[Stored data entries]
----

template <typename T, int CIN, int COUT, int H, int W, int MODE, int PRO = 0, int EPI = 0, int WPK = 0,
          bool DYN = false, int WR = H>
__device__ __forceinline__ void
conv5x5_body(const T* __restrict__ x, const float* __restrict__ w, const float* __restrict__ bias,
             T* __restrict__ y, float* __restrict__ fslab, float* __restrict__ fstats,
             const float* __restrict__ shift, int nsplit, const PoolIn<T>& pin, const BwdIn<T>& bin,
             const BwdEpi<T>& epi, const T* __restrict__ wpk, const WPack<T>& pk, const int bid,
             const GatherIn& gin = GatherIn{}) {
  static_assert(CIN == 1 || CIN % 8 == 0, "CIN must be 1 or a multiple of 8");
  static_assert(COUT % 16 == 0, "COUT must be a multiple of 16");
  static_assert((H * W) % 4 == 0, "H*W must be a multiple of 4");
  static_assert(PRO != 2 || MODE == 2, "PRO 2 is a data-grad prologue");
  static_assert(PRO != 3 || (CIN == 1 && MODE != 2), "PRO 3 gathers single-channel input images");
  static_assert(EPI == 0 || MODE == 2, "EPI 1 is a data-grad epilogue");
  constexpr int NCH = CIN >= 8 ? CIN / 8 : 1;
  constexpr int HP = H + 4, WPD = W + 4;
  constexpr int K = 25 * CIN;
  constexpr int KP = ceil_to(K, 32);
  constexpr int KS = KP / 32;
  constexpr int KPW = KP + 8;
  constexpr int NT = COUT / 16;
  constexpr int HW = H * W;
  constexpr int MT = (HW + 15) / 16;
  typedef MM<T> mm;

  T* img;
  T* wl;
  if constexpr (DYN) {
    img = reinterpret_cast<T*>(dpa_dyn_lds);
    wl = reinterpret_cast<T*>(dpa_dyn_lds + conv5x5_img_bytes<T, CIN, H, W>());
  } else {
// ... 125 lines not shown
    }
  };
  auto store_epi = [&]() {
    if constexpr (EPI == 1) {
#pragma unroll
      for (int i = 0; i < EIT; ++i) {
        const int e = tid + i * NTHR;
        if (e < COUT * enp) {
          const int co = e / enp, pp = e % enp;
          eidx[co * EPIX + pp] = ei[i];
          exh[co * EPIX + pp] = ex[i];
        }
      }
    }
  };
  if constexpr (PRO != 2) {
    load_epi();
    store_epi();
  }
  DPA_STAMP(2);
  constexpr int DQ = PRO != 1 ? 1
                     : (CIN % 8 == 0 && sizeof(T) == 2) ? 8 * ((CIN / 8 * SR * W + NTHR - 1) / NTHR)
                                                          : (CIN * SR * W + NTHR - 1) / NTHR;
  int dq_e[DQ];
  T dq_p[DQ], dq_x[DQ];
  uint8_t dq_i[DQ];
#pragma unroll
  for (int d = 0; d < DQ; ++d) dq_e[d] = -1;
  if constexpr (PRO == 0) {
    stage_chw<T, CIN, H, W>(xb, [&](int ci, int h, int ww, T a, T bb) {
      img[imo((h + 2) * WPD + (ww + 2), ci)] = a;
      img[imo((h + 2) * WPD + (ww + 3), ci)] = bb;
    });
  } else if constexpr (PRO == 3) {
    static_assert(HW % 4 == 0 && W % 4 == 0, "4-pixel groups stay inside a row");
    constexpr int G4 = HW / 4, GIT = (G4 + NTHR - 1) / NTHR;
    const int step = __builtin_amdgcn_readfirstlane(*reinterpret_cast<volatile int*>(gin.ctr));
    long long pos = (long long)step * gin.nimg + b;
    pos = pos < gin.order_len ? pos : gin.order_len - 1;
    const int64_t src = gin.order[pos];
    const uint32_t* s4 = reinterpret_cast<const uint32_t*>(gin.imgs + src * HW);
    uint32_t v4[GIT];
#pragma unroll
    for (int i = 0; i < GIT; ++i)
      if (tid + i * NTHR < G4) v4[i] = s4[tid + i * NTHR];
    if (sp == 0 && tid == 0) gin.lab_out[b] = gin.labels[src];
// ... 31 lines not shown
    const bool wr = pin.p_out != nullptr;
    if constexpr (CIN % 8 == 0 && sizeof(T) == 2) {
      constexpr int NO = CIN / 8, NPI = NO * RP, IT8 = (NPI + NTHR - 1) / NTHR;
      P top[IT8][8], bot[IT8][8];
      auto ld8 = [&](int i, int o, int ho, int wo) {
#pragma unroll
        for (int j = 0; j < 8; ++j) {
          const P* src = reinterpret_cast<const P*>(yb + ((size_t)(8 * o + j) * 2 * H + 2 * ho) * 2 * W + 2 * wo);
          top[i][j] = src[0];
          bot[i][j] = src[W];
        }
      };
#pragma unroll
      for (int i = 0; i < IT8; ++i) {
        const int e8 = tid + i * NTHR;
        if constexpr (WIN) {
          const int ec = min(e8, NPI - 1);
          ld8(i, ec / RP, min(r_lo + (ec % RP) / W, H - 1), ec % W);
        } else if (e8 < NPI) {
          ld8(i, e8 / RP, (e8 % RP) / W, e8 % W);
        }
      }
      load_wpk();
      bn_finalize<CIN>(pin.bn, sc_s, beta_s, mean_s, istd_s, part, bid);
      DPA_STAMP(3);
#pragma unroll
      for (int i = 0; i < IT8; ++i) {
        const int e8 = tid + i * NTHR;
        const int o = e8 / RP, hl = (e8 % RP) / W, ho = r_lo + hl, wo = e8 % W;
        if (e8 < NPI && (!WIN || hl < r_n)) {
          const int pix = ho * W + wo;
          const bool own = wr && pix >= p_lo && pix < p_hi;
          unsigned pk[4];
#pragma unroll
          for (int j = 0; j < 8; ++j) {
            const int ci = 8 * o + j;
            float best, xh;
            int bi;
            bn_relu_max4x<T>(top[i][j], bot[i][j], sc_s[ci], beta_s[ci], mean_s[ci], istd_s[ci], best, bi, xh);
            const T pvj = Cvt<T>::from_f(best);
            const unsigned bits = __builtin_bit_cast(unsigned short, pvj);
            if (j & 1) pk[j >> 1] |= bits << 16; else pk[j >> 1] = bits;
            const int e = ci * HW + pix;
            const int d = i * 8 + j;
            dq_e[d] = own ? e : -1;
            dq_p[d] = pvj;
// ... 2 lines not shown
          }
          *reinterpret_cast<uint4*>(&img[imo((ho + 2) * WPD + (wo + 2), 8 * o)]) = make_uint4(pk[0], pk[1], pk[2], pk[3]);
        }
      }
    } else {
      constexpr int NPS = CIN * RP, IT = (NPS + NTHR - 1) / NTHR;
      P top[IT], bot[IT];
      auto ld1 = [&](int i, int ci, int ho, int wo) {
        const P* src = reinterpret_cast<const P*>(yb + ((size_t)ci * 2 * H + 2 * ho) * 2 * W + 2 * wo);
        top[i] = src[0];
        bot[i] = src[W];
      };
#pragma unroll
      for (int i = 0; i < IT; ++i) {
        const int e = tid + i * NTHR;
        if constexpr (WIN) {
          const int ec = min(e, NPS - 1);
          ld1(i, ec / RP, min(r_lo + (ec % RP) / W, H - 1), ec % W);
        } else if (e < NPS) {
          ld1(i, e / RP, (e % RP) / W, e % W);
        }
      }
      load_wpk();
      bn_finalize<CIN>(pin.bn, sc_s, beta_s, mean_s, istd_s, part, bid);
      DPA_STAMP(3);
#pragma unroll
      for (int i = 0; i < IT; ++i) {
        const int e = tid + i * NTHR;
        const int ci = e / RP, hl = (e % RP) / W, ho = r_lo + hl, wo = e % W;
        if (e < NPS && (!WIN || hl < r_n)) {
          const int pix = ho * W + wo;
          float best, xh;
          int bi;
          bn_relu_max4x<T>(top[i], bot[i], sc_s[ci], beta_s[ci], mean_s[ci], istd_s[ci], best, bi, xh);
          const T pv = Cvt<T>::from_f(best);
          img[imo((ho + 2) * WPD + (wo + 2), ci)] = pv;
          dq_e[i] = wr && pix >= p_lo && pix < p_hi ? ci * HW + pix : -1;
          dq_p[i] = pv;
          dq_i[i] = (uint8_t)(bi | (best > 0.f ? IDX_RELU : 0));
          dq_x[i] = Cvt<T>::from_f(xh);
        }
      }
    }
  } else {
    __shared__ float coef[5 * CIN], sums[2 * CIN];
    __shared__ float part[NTHR];
// ... 25 lines not shown
        if (WIN && h >= r_n) return;
        const int hp = r_lo + h + 2;
        img[imo(hp * WPD + (ww + 2), c)] = v00;
        img[imo(hp * WPD + (ww + 3), c)] = v01;
        img[imo((hp + 1) * WPD + (ww + 2), c)] = v10;
        img[imo((hp + 1) * WPD + (ww + 3), c)] = v11;
      });
    }
    store_epi();
  }
  DPA_STAMP(4);
  __syncthreads();
  DPA_STAMP(5);
  if constexpr (PRO == 1) {
    constexpr int NPO = CIN * HW;
#pragma unroll
    for (int d = 0; d < DQ; ++d)
      if (dq_e[d] >= 0) {
        const size_t o = (size_t)b * NPO + dq_e[d];
        pin.p_out[o] = dq_p[d];
        pin.idx_out[o] = dq_i[d];
        pin.xh_out[o] = dq_x[d];
      }
  }

  const int lane = tid & 63, wv = tid >> 6;
  const int r = lane & 15, q = lane >> 4;

  float s1[NT], s2[NT];
#pragma unroll
  for (int nt = 0; nt < NT; ++nt) s1[nt] = s2[nt] = 0.f;

  for (int mt = mt0 + wv; mt < mt1; mt += NTHR / 64) {
    const int m = mt * 16 + r;
    const int mm_ = m < HW ? m : HW - 1;
    const int oh = mm_ / W, ow = mm_ % W;
    f32x4 acc[NT];
#pragma unroll
    for (int nt = 0; nt < NT; ++nt) acc[nt] = f32x4{0.f, 0.f, 0.f, 0.f};
#pragma unroll
    for (int s = 0; s < KS; ++s) {
      typename mm::frag a;
      if constexpr (CIN == 1) {
#pragma unroll
        for (int j = 0; j < 8; ++j) {
          const int tap = 32 * s + 8 * q + j;
// ... 57 lines not shown
    if (tid < 2 * COUT) {
      float t = 0.f;
#pragma unroll
      for (int w2 = 0; w2 < NTHR / 64; ++w2) t += lstat[w2 * 2 * COUT + tid];
      row[tid] = t;
    }
    if constexpr (MODE == 0) {
      if (tid == 0) {
        const int p0 = mt0 * 16, p1 = min(mt1 * 16, HW);
        row[2 * COUT] = (float)(p1 - p0);
      }
      if (bid == 0 && tid < COUT) fstats[2 * COUT + 1 + tid] = shift[tid];
    }
  }
  DPA_STAMP(7);
}
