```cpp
__device__ __forceinline__ void pose_exp_update(const double* __restrict__ dx,
                                                const double* __restrict__ pin,
                                                double* __restrict__ pout)
{
    const double wx = dx[0], wy = dx[1], wz = dx[2];
    const double theta = sqrt(wx * wx + wy * wy + wz * wz);
    double a1, a2, b1, b2;
    if (theta < 0.00001)
    {
        a1 = 1.0, a2 = 0.5, b1 = 0.5, b2 = 1.0 / 6;
    }
    else
    {
        a1 = sin(theta) / theta;
        a2 = (1 - cos(theta)) / (theta * theta);
        b1 = a2;
        b2 = (theta - sin(theta)) / (theta * theta * theta);
    }
    const double xx = wx * wx, yy = wy * wy, zz = wz * wz;
    const double xy = wx * wy, yz = wy * wz, zx = wz * wx;
    const double O1[3][3] = {{0, -wz, wy}, {wz, 0, -wx}, {-wy, wx, 0}};
    const double O2[3][3] = {{-yy - zz, xy, zx}, {xy, -zz - xx, yz}, {zx, yz, -xx - yy}};
    double R[3][3], V[3][3];
#pragma unroll
    for (int i = 0; i < 3; i++)
#pragma unroll
        for (int j = 0; j < 3; j++)
        {
            const double I = (i == j) ? 1.0 : 0.0;
            R[i][j] = I + a1 * O1[i][j] + a2 * O2[i][j];
            V[i][j] = I + b1 * O1[i][j] + b2 * O2[i][j];
        }
    double dq[4];
    double t = R[0][0] + R[1][1] + R[2][2];
    if (t > 0)
    {
        t = sqrt(t + 1);
        dq[3] = 0.5 * t;
        t = 0.5 / t;
        dq[0] = (R[2][1] - R[1][2]) * t;
        dq[1] = (R[0][2] - R[2][0]) * t;
        dq[2] = (R[1][0] - R[0][1]) * t;
    }
    else
    {
        int i = 0;
        if (R[1][1] > R[0][0])
            i = 1;
        if (R[2][2] > R[i][i])
            i = 2;
        const int j = (i + 1) % 3, k = (j + 1) % 3;
        t = sqrt(R[i][i] - R[j][j] - R[k][k] + 1);
        dq[i] = 0.5 * t;
        t = 0.5 / t;
        dq[3] = (R[k][j] - R[j][k]) * t;
        dq[j] = (R[j][i] + R[i][j]) * t;
        dq[k] = (R[k][i] + R[i][k]) * t;
    }
    const double dt0 = V[0][0] * dx[3] + V[0][1] * dx[4] + V[0][2] * dx[5];
    const double dt1 = V[1][0] * dx[3] + V[1][1] * dx[4] + V[1][2] * dx[5];
    const double dt2 = V[2][0] * dx[3] + V[2][1] * dx[4] + V[2][2] * dx[5];
    const double q0 = pin[0], q1 = pin[1], q2 = pin[2], q3 = pin[3];
    const double tx = pin[4], ty = pin[5], tz = pin[6];
    double c1x = dq[1] * tz - dq[2] * ty;
    double c1y = dq[2] * tx - dq[0] * tz;
    double c1z = dq[0] * ty - dq[1] * tx;
    c1x += c1x;
    c1y += c1y;
    c1z += c1z;
    const double c2x = dq[1] * c1z - dq[2] * c1y;
    const double c2y = dq[2] * c1x - dq[0] * c1z;
    const double c2z = dq[0] * c1y - dq[1] * c1x;
    pout[4] = dt0 + (tx + dq[3] * c1x + c2x);
    pout[5] = dt1 + (ty + dq[3] * c1y + c2y);
    pout[6] = dt2 + (tz + dq[3] * c1z + c2z);
    double r3 = dq[3] * q3 - dq[0] * q0 - dq[1] * q1 - dq[2] * q2;
    double r0 = dq[3] * q0 + dq[0] * q3 + dq[1] * q2 - dq[2] * q1;
    double r1 = dq[3] * q1 + dq[1] * q3 + dq[2] * q0 - dq[0] * q2;
    double r2 = dq[3] * q2 + dq[2] * q3 + dq[0] * q1 - dq[1] * q0;
    double invn = 1 / sqrt(r0 * r0 + r1 * r1 + r2 * r2 + r3 * r3);
    if (r3 < 0)
        invn = -invn;
    pout[0] = invn * r0;
    pout[1] = invn * r1;
    pout[2] = invn * r2;
    pout[3] = invn * r3;
}

__device__ __forceinline__ void tri6_unpack(int t, int& r, int& c)
{
    r = 0;
    int k = t;
    while (k >= 6 - r)
        k -= 6 - r, r++;
    c = r + k;
}
template <bool SCHUR>
__device__ __forceinline__ void pose_term_add(int p, int t, int r, int c, double s, double* __restrict__ H,
                                              const int32_t* __restrict__ rowptr, double* __restrict__ bp,
                                              double* __restrict__ bsc)
{
    if (t < 21)
    {
        double* blk = H + 36 * (size_t)(SCHUR ? rowptr[p] : p);
        blk[r + 6 * c] += s;
        if (r != c)
            blk[c + 6 * r] += s;
    }
    else if (t < 27)
    {
        bp[6 * (size_t)p + (t - 21)] += s;
        if (SCHUR)
            bsc[6 * (size_t)p + (t - 21)] += s;
    }
}

}
```

cuda-bundle-adjustment_amd/csrc/kernels/kernels.h:

```cpp
#pragma once
#include <hip/hip_runtime.h>
#include <stddef.h>
#include <stdint.h>

#include "../../../include/cugo_hip.h"

namespace cugo_k
{

struct LaunchHook
{
    virtual void begin(const char* kernel, hipStream_t s) = 0;
    virtual void end(const char* kernel, hipStream_t s) = 0;
    virtual ~LaunchHook() {}
};
void set_launch_hook(LaunchHook* h);
LaunchHook* launch_hook();
struct LaunchScope
{
    const char* name;
    hipStream_t s;
    LaunchHook* h;
    LaunchScope(const char* n, hipStream_t st) : name(n), s(st), h(launch_hook())
    {
        if (h)
            h->begin(name, s);
    }
    ~LaunchScope()
    {
        if (h)
            h->end(name, s);
    }
};
#define CUGO_LAUNCH(kernel, grid, block, lds, stream, ...)                          \
    do                                                                              \
    {                                                                               \
        ::cugo_k::LaunchScope _scope(#kernel, stream);                              \
        hipLaunchKernelGGL(kernel, grid, block, lds, stream, __VA_ARGS__);          \
    } while (0)

struct ReduceScratch
{
    double* d_partials;
    size_t capacity;
};

void launch_errors(hipStream_t s, const cugo_edges& ev, const double* d_poses, const double* d_lms,
                   cugo_robust rk, ReduceScratch rs, double* d_chi);

void launch_build(hipStream_t s, const cugo_edges& ev, const double* d_poses, const double* d_lms,
                  cugo_robust rk, double* d_Hpp, double* d_bp, double* d_Hll, double* d_bl,
                  void* d_Hpl, ReduceScratch rs, double* d_chi, double fuse_lambda = -1.0,
                  double* d_invHll = nullptr, void* d_T = nullptr, double* d_lmrec = nullptr, bool skip_poses = false,
                  bool chi_behind_scale = false);

void launch_trial_tail_from_build(hipStream_t s, const cugo_edges& ev, ReduceScratch rs, int n_scale_partials,
                                  double* d_out, const double* d_flag, double* h_out, double seq, unsigned* d_done,
                                  const double* d_icp_chi = nullptr, int n_icp_chi = 0);

void launch_max_diagonal(hipStream_t s, const double* d_Hpp, int nP, const double* d_Hll, int nL,
                         ReduceScratch rs, double* d_out);

struct SchurRows
{
    const int32_t* d_pose_rec = nullptr;
    int max_row_nnz = 0;
    const int32_t* d_off_pi = nullptr;
    int mfma = 1;
    bool xcd = true;
    const double* d_lmrec = nullptr;
    const double* d_poses = nullptr;
    ReduceScratch rs{nullptr, 0};
    double* d_bp_out = nullptr;
};
void launch_list_pos(hipStream_t s, const cugo_edges& ev, int n_list, size_t M, const int32_t* d_off_ei,
                     int32_t* d_pose_pos, int32_t* d_off_pi);
void launch_pose_rec(hipStream_t s, const cugo_edges& ev, int n, int32_t* d_rec);
bool schur_rows_usable(const cugo_hsc_struct& hs, int max_row_nnz);
void launch_schur(hipStream_t s, const cugo_edges& ev, const cugo_hsc_struct& hs, double lambda,
                  int damp_hsc_diag, const double* d_Hpp, const double* d_bp, const double* d_Hll,
                  const double* d_bl, const void* d_Hpl, double* d_invHll, void* d_T,
                  double* d_bsc, double* d_Hsc, bool have_T = false, SchurRows rows = SchurRows());

int launch_backsubst_update(hipStream_t s, const cugo_edges& ev, double lambda, double lambda_pose,
                            const double* d_invHll, const double* d_bl, const double* d_bp,
                            const void* d_Hpl, const double* d_xp, double* d_xl,
                            const double* d_poses_in, const double* d_lms_in, double* d_poses_out,
                            double* d_lms_out, ReduceScratch rs, double* d_scale,
                            const double* d_lmrec = nullptr);
void launch_errors_tail(hipStream_t s, const cugo_edges& ev, const double* d_poses, const double* d_lms,
                        cugo_robust rk, ReduceScratch rs, int n_scale_partials, double* d_out,
                        const double* d_flag, double* h_out, double seq, unsigned* d_done,
                        const double* d_icp_chi = nullptr, int n_icp_chi = 0);

size_t reduce_scratch_doubles(int n_edges, int n_poses, int n_landmarks);

void launch_pose_chi_total(hipStream_t s, const char* label, const double* d_totals, int n, double* d_chi, bool chi_add);
struct PoseIndexCheck
{
    const int32_t *d_pose, *d_pose_ptr;
    int n;
    const char* label;
};
int pose_check_indices(hipStream_t s, const char* who, const PoseIndexCheck* kinds, int n_kinds, int n_poses_total, int* d_bad);
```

----

WORK INSTRUCTIONS: Look through the entries above and list every line containing "must".

ANSWER TO THIS TASK:
  static_assert(CIN == 1 || CIN % 8 == 0, "CIN must be 1 or a multiple of 8");
  static_assert(COUT % 16 == 0, "COUT must be a multiple of 16");
  static_assert((H * W) % 4 == 0, "H*W must be a multiple of 4");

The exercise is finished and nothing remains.